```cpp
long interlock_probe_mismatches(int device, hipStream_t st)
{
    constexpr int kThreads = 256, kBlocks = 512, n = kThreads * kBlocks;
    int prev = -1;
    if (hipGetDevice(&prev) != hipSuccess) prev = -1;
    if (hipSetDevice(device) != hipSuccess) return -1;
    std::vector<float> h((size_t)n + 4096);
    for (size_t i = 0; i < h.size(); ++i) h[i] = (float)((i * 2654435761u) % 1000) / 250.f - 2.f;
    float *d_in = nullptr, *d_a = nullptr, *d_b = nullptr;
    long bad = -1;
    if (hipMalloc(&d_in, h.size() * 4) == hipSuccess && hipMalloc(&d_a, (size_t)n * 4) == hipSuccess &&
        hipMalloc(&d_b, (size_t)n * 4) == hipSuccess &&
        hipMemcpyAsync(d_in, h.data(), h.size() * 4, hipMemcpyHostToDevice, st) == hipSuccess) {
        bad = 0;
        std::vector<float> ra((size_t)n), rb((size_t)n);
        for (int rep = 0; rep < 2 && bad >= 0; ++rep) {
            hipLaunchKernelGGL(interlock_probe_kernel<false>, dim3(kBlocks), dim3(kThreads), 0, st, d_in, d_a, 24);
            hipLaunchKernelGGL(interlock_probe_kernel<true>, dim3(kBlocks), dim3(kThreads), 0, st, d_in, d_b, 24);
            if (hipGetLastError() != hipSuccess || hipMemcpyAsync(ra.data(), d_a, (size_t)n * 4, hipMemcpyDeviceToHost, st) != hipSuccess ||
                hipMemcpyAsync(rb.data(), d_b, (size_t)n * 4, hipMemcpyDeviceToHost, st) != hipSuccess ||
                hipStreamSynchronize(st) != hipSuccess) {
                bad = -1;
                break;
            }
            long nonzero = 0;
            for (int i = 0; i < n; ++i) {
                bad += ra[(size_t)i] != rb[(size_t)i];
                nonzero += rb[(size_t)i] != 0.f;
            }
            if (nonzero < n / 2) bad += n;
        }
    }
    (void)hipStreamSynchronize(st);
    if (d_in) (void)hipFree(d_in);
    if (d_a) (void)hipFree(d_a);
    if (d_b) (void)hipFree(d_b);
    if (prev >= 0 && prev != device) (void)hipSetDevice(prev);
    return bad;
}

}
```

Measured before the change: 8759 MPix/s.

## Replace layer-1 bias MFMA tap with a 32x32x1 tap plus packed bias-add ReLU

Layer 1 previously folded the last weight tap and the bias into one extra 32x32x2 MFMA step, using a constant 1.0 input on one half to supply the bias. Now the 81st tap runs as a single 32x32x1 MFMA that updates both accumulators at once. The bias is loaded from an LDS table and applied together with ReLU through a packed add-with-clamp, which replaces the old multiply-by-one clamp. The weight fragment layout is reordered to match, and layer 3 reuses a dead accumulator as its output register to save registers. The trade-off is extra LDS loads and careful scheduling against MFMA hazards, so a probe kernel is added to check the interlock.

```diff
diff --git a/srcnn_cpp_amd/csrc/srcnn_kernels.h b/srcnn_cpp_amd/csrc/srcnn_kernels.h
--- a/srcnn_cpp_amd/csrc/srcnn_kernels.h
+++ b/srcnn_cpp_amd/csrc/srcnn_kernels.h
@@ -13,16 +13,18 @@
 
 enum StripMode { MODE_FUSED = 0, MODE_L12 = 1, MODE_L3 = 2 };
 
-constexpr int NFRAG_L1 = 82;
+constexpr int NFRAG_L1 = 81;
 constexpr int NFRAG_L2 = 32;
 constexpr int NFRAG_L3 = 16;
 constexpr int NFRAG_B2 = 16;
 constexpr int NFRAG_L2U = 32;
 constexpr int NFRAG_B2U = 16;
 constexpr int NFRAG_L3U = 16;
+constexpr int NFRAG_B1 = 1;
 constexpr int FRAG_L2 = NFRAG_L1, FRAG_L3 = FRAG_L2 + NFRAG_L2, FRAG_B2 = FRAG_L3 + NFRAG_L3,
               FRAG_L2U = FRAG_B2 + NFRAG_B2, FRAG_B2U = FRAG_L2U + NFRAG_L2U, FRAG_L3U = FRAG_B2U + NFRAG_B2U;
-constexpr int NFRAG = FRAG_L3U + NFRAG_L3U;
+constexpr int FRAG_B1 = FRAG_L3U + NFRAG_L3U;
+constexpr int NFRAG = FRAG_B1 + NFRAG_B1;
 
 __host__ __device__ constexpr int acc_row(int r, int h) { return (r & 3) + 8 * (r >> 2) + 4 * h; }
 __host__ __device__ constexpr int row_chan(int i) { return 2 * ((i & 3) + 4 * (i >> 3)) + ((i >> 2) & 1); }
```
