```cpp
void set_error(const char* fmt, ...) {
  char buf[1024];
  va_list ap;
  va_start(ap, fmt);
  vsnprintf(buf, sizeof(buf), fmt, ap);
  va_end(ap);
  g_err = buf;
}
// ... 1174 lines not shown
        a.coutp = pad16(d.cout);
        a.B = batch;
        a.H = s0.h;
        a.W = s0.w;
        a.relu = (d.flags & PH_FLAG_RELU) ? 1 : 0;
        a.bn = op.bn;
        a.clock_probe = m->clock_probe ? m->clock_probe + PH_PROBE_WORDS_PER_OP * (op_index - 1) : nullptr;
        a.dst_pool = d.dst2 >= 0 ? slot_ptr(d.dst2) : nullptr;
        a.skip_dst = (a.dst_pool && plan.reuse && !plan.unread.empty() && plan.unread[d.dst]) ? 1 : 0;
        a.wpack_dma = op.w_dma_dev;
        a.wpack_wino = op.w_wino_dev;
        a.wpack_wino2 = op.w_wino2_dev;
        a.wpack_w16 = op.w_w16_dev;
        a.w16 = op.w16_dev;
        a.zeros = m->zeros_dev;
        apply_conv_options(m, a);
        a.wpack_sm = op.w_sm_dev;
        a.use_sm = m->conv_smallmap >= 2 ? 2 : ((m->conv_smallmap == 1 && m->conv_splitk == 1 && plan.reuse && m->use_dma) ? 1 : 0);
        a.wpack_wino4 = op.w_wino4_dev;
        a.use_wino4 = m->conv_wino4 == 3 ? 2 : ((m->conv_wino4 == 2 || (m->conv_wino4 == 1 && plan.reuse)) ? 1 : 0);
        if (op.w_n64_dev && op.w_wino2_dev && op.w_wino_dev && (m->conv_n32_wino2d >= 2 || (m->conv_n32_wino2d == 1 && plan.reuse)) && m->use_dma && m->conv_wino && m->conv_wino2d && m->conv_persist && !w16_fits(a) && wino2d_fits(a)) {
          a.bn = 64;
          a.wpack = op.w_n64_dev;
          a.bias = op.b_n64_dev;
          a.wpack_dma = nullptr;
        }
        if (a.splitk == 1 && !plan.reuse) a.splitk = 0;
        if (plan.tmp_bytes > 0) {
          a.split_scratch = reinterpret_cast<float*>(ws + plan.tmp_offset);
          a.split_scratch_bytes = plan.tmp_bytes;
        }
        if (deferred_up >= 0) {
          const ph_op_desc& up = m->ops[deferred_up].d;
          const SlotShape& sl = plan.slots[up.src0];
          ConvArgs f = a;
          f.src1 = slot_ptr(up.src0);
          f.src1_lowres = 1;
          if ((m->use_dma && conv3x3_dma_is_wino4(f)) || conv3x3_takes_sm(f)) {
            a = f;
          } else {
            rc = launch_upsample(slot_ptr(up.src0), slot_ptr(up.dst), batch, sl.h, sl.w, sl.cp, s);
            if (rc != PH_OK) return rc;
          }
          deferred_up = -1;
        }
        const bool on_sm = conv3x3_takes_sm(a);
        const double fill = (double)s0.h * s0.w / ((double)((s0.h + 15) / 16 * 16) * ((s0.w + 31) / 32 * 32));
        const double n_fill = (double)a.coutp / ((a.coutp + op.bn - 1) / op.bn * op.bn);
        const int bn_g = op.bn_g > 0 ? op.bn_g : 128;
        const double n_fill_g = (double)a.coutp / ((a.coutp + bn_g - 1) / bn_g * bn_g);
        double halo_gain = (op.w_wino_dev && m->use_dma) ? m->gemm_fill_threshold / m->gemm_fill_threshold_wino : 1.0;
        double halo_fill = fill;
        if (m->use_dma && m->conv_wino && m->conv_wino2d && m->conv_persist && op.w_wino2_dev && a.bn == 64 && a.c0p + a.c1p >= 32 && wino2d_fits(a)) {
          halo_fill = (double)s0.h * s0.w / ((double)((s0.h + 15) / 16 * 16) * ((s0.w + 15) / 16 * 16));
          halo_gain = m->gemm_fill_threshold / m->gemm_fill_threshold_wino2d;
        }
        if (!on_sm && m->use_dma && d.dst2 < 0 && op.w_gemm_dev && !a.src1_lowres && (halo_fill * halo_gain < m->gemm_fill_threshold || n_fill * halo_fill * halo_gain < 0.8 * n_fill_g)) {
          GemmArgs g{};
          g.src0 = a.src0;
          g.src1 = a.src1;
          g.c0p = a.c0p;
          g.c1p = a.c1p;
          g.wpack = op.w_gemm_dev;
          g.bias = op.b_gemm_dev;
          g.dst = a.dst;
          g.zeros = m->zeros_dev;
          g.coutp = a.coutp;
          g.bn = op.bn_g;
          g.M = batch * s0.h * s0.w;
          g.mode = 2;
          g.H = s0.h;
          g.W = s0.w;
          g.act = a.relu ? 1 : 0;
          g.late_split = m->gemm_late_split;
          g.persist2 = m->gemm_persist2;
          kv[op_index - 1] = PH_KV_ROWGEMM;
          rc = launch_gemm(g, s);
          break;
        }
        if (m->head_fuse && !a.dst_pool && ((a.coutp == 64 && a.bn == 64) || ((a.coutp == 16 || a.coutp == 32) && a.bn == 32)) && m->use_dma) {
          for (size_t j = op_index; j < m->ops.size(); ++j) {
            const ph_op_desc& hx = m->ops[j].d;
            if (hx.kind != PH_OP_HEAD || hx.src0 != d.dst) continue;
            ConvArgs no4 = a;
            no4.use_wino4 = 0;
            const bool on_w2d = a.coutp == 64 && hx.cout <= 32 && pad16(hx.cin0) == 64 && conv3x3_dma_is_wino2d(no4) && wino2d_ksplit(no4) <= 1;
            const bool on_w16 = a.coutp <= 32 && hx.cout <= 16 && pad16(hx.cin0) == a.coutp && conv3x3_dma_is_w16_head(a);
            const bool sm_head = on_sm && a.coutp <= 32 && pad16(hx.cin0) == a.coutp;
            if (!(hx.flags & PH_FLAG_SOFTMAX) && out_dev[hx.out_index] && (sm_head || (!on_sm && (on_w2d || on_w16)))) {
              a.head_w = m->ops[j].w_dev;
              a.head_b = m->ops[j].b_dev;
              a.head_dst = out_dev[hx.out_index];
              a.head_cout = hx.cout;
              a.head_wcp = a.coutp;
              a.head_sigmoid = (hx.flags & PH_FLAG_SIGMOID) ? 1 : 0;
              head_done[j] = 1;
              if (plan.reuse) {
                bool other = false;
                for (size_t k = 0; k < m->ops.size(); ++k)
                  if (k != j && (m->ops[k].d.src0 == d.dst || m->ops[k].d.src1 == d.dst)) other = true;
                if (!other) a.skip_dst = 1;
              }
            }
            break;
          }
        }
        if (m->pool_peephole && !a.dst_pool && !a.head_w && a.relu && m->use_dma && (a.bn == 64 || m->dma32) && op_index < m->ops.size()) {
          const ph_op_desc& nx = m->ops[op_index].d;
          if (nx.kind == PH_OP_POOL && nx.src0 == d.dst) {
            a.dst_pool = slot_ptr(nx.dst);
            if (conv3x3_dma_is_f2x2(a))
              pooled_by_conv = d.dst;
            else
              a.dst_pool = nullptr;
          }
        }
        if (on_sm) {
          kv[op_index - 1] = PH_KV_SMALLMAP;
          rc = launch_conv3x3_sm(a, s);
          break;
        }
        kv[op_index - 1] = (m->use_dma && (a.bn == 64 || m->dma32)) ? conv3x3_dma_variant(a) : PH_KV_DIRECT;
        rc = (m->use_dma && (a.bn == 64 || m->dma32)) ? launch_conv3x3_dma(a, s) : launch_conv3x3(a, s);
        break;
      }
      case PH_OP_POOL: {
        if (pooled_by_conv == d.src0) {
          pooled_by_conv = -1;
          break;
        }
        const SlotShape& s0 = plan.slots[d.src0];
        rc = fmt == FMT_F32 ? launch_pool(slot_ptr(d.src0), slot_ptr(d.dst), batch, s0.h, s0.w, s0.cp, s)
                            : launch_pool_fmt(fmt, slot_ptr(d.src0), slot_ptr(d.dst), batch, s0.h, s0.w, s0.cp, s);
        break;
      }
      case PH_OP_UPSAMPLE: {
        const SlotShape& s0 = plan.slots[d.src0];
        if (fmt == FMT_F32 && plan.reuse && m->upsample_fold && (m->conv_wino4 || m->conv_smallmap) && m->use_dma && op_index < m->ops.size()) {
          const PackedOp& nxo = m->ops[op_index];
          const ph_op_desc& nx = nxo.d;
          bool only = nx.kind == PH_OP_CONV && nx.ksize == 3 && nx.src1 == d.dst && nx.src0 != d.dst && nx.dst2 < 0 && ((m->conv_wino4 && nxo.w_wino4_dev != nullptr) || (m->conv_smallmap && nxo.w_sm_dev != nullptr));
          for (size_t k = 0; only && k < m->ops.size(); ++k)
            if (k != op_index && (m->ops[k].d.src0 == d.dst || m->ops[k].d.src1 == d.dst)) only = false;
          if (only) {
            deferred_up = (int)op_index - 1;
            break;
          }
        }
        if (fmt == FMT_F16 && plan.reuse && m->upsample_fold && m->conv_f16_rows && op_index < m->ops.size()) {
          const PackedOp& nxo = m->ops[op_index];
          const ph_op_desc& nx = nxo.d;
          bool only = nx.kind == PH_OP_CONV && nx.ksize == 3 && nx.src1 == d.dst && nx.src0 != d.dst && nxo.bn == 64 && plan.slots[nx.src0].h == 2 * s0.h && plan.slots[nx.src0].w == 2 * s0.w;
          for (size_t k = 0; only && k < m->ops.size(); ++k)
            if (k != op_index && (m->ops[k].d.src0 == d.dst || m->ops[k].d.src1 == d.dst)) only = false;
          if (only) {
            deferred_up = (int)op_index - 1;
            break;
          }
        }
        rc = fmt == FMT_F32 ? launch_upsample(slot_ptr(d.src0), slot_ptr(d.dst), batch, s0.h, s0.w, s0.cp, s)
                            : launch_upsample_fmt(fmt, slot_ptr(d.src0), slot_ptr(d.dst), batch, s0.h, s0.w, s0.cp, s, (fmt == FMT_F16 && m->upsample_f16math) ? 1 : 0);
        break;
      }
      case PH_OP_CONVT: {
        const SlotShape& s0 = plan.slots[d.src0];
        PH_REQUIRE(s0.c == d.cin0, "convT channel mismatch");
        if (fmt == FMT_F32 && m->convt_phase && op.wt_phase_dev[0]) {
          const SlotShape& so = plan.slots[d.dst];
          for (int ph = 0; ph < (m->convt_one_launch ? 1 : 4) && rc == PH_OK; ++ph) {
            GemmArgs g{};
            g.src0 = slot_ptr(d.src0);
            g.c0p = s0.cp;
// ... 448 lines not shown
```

|---|

> **The task**
The reply should hold only how many lines in the material include the word "csrc".

> **Solution for this task**
3